The main reason not to switch to OS/2 is equipment. To operate it efficiently, you need a 386or 486-based computer. You should have at least eight megabytes of memory, and your hard disk should hold 60 megabytes of information at the very least. The cheapest machines that meet these standards now cost about $1,800. If you already have a 386-based computer, you can get extra memory for about $40 per megabyte. (One kilobyte—one thousandth as much memory—cost more than that when I bought a Stone Age computer in 1978.) Hard-disk drives now cost $2 to $3 per megabyte of storage, or one hundredth as much as they did ten years ago. A good 200-megabyte drive, for instance, costs about $425.

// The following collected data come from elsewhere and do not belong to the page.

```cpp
#define FRONT_LOOKBACK 576
__global__ __launch_bounds__(NVX_FRONT_THREADS) void nvx_demod_front_head(nvx_demod_args a)
{
    __shared__ FrontWalkLds lds;
    if (a.sig) front_sequential<true>(a, blockIdx.x, 2, lds);
    else front_sequential<false>(a, blockIdx.x, 2, lds);
}
__global__ __launch_bounds__(NVX_FRONT_THREADS) void nvx_demod_front_tiles(nvx_demod_args a, int wgs_per_chain)
{
    const int chain_index = blockIdx.x / wgs_per_chain, wg = blockIdx.x - chain_index * wgs_per_chain;
    __shared__ double p_dphi[FRONT_LOOKBACK + DTL];
    __shared__ double p_C[FRONT_LOOKBACK - 8 + DTL];
    __shared__ double p_S[2 + DTL];
    __shared__ unsigned char p_D[DTL];
    __shared__ unsigned s_near, s_evals, s_minm;
    __shared__ FrontSig s_sig[NVX_FRONT_THREADS / 64];
    const int tid = threadIdx.x;
    const FrontChain ch = front_chain(a, chain_index);
    const int slot = ch.slot;
    if (!a.slot_active[slot]) return;
    if (tid == 0) { s_near = 0; s_evals = 0; s_minm = 0x7f800000u; }
// ... 208 lines not shown
    {
        const uint4 *src = (const uint4 *)a.fsm_table;
        uint4 *dst = (uint4 *)s_tab;
        for (int i = threadIdx.x; i < NVX_FSM_TABLE_ALLOC / 4; i += 64) dst[i] = src[i];
    }
    __syncthreads();
    if (a.soft) fsm_chain<true>(a, s_tab);
    else fsm_chain<false>(a, s_tab);
}

extern "C" int nvx_front_tile_wgs(const nvx_demod_args *a, int request)
{
    const unsigned chains = a->part ? (unsigned)(2 * a->per_part * a->n_part) : (unsigned)a->n_slots;
    const int tiles = (a->n3 + DTL - 1) / DTL;
    const long long chain_frames = (long long)chains * (a->n3 / NVX_Y3_PER_FRAME);
    const bool parallel = tiles >= 3 && (request >= 0 ? request != 0 : chain_frames <= 2560);
    return parallel ? tiles - 2 : 0;
}

extern "C" hipError_t nvx_launch_demod_front(const nvx_demod_args *a, hipStream_t s)
{
    const unsigned chains = a->part ? (unsigned)(2 * a->per_part * a->n_part) : (unsigned)a->n_slots;
    const int wgs = a->sig_parts - 1;
    if (wgs < 0) return hipErrorInvalidValue;
    if (a->sig && 1 + wgs > a->sig_stride) return hipErrorInvalidValue;
    if (wgs) {
        hipLaunchKernelGGL(nvx_demod_front_head, dim3(chains), dim3(NVX_FRONT_THREADS), 0, s, *a);
        hipLaunchKernelGGL(nvx_demod_front_tiles, dim3(chains * (unsigned)wgs), dim3(NVX_FRONT_THREADS), 0, s, *a, wgs);
    } else {
        hipLaunchKernelGGL(nvx_demod_front, dim3(chains), dim3(NVX_FRONT_THREADS), 0, s, *a);
    }
    return hipGetLastError();
}

extern "C" hipError_t nvx_launch_demod_fsm(const nvx_demod_args *a, hipStream_t s)
{
    const int chains = a->part ? 2 * a->per_part * a->n_part : a->n_slots;
    if (a->sig_parts < 1) return hipErrorInvalidValue;
    hipLaunchKernelGGL(nvx_demod_fsm, dim3((unsigned)((chains + 63) / 64)), dim3(64), 0, s, *a);
    return hipGetLastError();
}

extern "C" __attribute__((visibility("default"))) double nvx_atan2_host(double y, double x) { return nvx_atan2(y, x); }
```

### navtex_amd/csrc/nvx_handle.h

```cpp
#ifndef NVX_HANDLE_H
#define NVX_HANDLE_H

#include <hip/hip_runtime.h>

#include <algorithm>
#include <atomic>
#include <condition_variable>
#include <cstdarg>
#include <cstdio>
#include <cstdlib>
#include <cstring>
#include <mutex>
#include <string>
#include <thread>
#include <vector>

#include "navtex_amd.h"
#include "nvx_internal.h"
#include "nvx_kernels.h"
#include "nvx_afc_law.h"
#include "nvx_pool.h"

#define HIP_TRY(expr)                                                                      \
    do {                                                                                   \
// ... 137 lines not shown
    int *d_di = nullptr;
    uint32_t *d_fsm_tab = nullptr;
    unsigned short *d_words = nullptr;
    nvx_tie_stats *d_ties = nullptr;
    nvx_tie_stats *h_ties = nullptr;
    int *d_ctrl = nullptr;
    int *h_status = nullptr;
    uint64_t wait_polls = 0, wait_units = 0, wait_launches = 0;
    uint64_t stale_repaired = 0, integrity_failures = 0;
    std::vector<uint8_t> parity;
    std::vector<unsigned long long> g0s;
    bool diverged = false;
    uint64_t partial_launches = 0;
    std::vector<uint8_t> ended;
    bool poisoned = false;
    std::string poison_why;
    Result res[RESULT_SLOTS];
    std::vector<ArrivalClock *> arrival;
    int n_arrival = 0;
    uint64_t launched = 0, collected = 0;
    int last_n3 = 0;
    nvx_forms forms_req = { -1, -1, -1 }, forms_last = { -1, -1, -1 };
    bool forms_known = false;
    bool timing = false;
    float ms[5] = { 0.f, 0.f, 0.f, 0.f, 0.f };
    double ms_sum[5] = { 0.0, 0.0, 0.0, 0.0, 0.0 };
    uint64_t ms_count = 0;
    std::vector<uint8_t> masks;
    std::vector<Slot> slots;
    std::vector<struct SinkCtx *> sinks;
    HostPool pool;
    std::vector<std::pair<HipRes, void *>> made;
    std::mutex mu;
    uint32_t *h_stage[2] = { nullptr, nullptr };
    std::vector<uint8_t> cur;
    std::vector<uint64_t> set_launch[2];
    uint64_t copies_synced = 0;
    std::vector<uint8_t> active;
    size_t stage_cap = 0;
    std::vector<size_t> fill;
    uint32_t *d_in = nullptr;
    std::vector<uint8_t> writing;
    std::vector<uint8_t> pushing;
    std::vector<uint8_t> closing;
    std::vector<int64_t> last_push_ns;
    std::vector<int64_t> stall_ns;
// ... 39 lines not shown
```

### navtex_amd/csrc/nvx_kernels.h

```cpp
#ifndef NVX_KERNELS_H
#define NVX_KERNELS_H

#include <hip/hip_runtime.h>
#include <stdint.h>
#include "nvx_synth.h"

#define NVX_PASSES_PER_FRAME 315
#define NVX_Y3_PER_FRAME 288
#define NVX_THIRD_PASSES (NVX_PASSES_PER_FRAME / 3)
#define NVX_THIRD_Y3 (NVX_Y3_PER_FRAME / 3)
#define NVX_Y2_PER_FRAME 2880
#define NVX_THIRD_Y2 (NVX_Y2_PER_FRAME / 3)
#define NVX_Y2_PREFIX 80
#define NVX_PREROLL_PASSES 9
#define NVX_PREROLL_U 96
#define NVX_PREROLL_Y2 64
#define NVX_CASCADE_CTRL_INTS 8
#define NVX_STATUS_TIMEOUT 1
#define NVX_STATUS_INTEGRITY 2
#define NVX_STATUS_INTS 4
#define NVX_STATE_DATA_ENTRIES (36 + 2 * (46 + 70))
#define NVX_STATE_CIC3 NVX_STATE_DATA_ENTRIES
#define NVX_STATE_SEAL (NVX_STATE_DATA_ENTRIES + 1)
#ifndef NVX_CASCADE_STATE_ENTRIES
// ... 71 lines not shown
    size_t y3_cap, y3_base;
    int n3;
    int n_slots;
    const uint8_t *slot_active;
    unsigned long long g0;
    const nvx_part *part;
    int n_part;
    int per_part;
    double *dstate[2];
    int *state_i;
    const uint32_t *fsm_table;
    unsigned short *words;
    uint8_t *bits; int bits_cap; int *nbits;
    double *dphi;
    double *corr, *csum;
    nvx_tie_stats *ties;
    nvx_sig_rec *sig;
    nvx_sig_rec *sig_part;
    int sig_stride;
    int sig_parts;
    float *soft;
    int soft_cap;
    unsigned short *soft_pos;
} nvx_demod_args;

typedef struct nvx_afc_par nvx_afc_par;
typedef struct nvx_afc_note nvx_afc_note;
typedef struct {
    const nvx_sig_rec *sig;
    const nvx_afc_par *par;
    int *k_rw;
    const int *k_next;
    nvx_afc_note *note;
    int n_slots;
    const nvx_part *part;
    int n_part;
} nvx_afc_args;

typedef struct {
    const nvx_synth_desc *desc;
    const nvx_period *pool;
    uint32_t *out; size_t pitch; size_t n; uint32_t spb;
} nvx_synth_args;
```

If you don’t already have a sufficiently powerful computer, I can’t say that it’s worth trading up just to use OS/2. But the 386 chip is now the standard, and whenever you buy another computer, it should be powerful enough to handle OS/2. OS/2 is very easy to operate once you get it installed, though getting everything set up properly can be daunting. The documents that come with the software are ridiculously inadequate. (IBM has provided encyclopedic help files as part of the OS/2 program—that is, you have to get the system up and running before you can use it to read its own instructions. This is the only bonehead feature I have found.) The best book about OS/2 I have seen so far is Inside OS/2 2.0, by Mark Minasi (New Riders Publishing). You should read it or something similar, or call a friend who already uses OS/2, before you begin.
The surest indication of this software’s value is that it soon becomes uninteresting. It is so obviously useful that you stop thinking about it at all. I never give a thought to my word-processing program, simply because I rely on it so much. Now that I’ve finished this article, I won’t need to think about OS/2 anymore.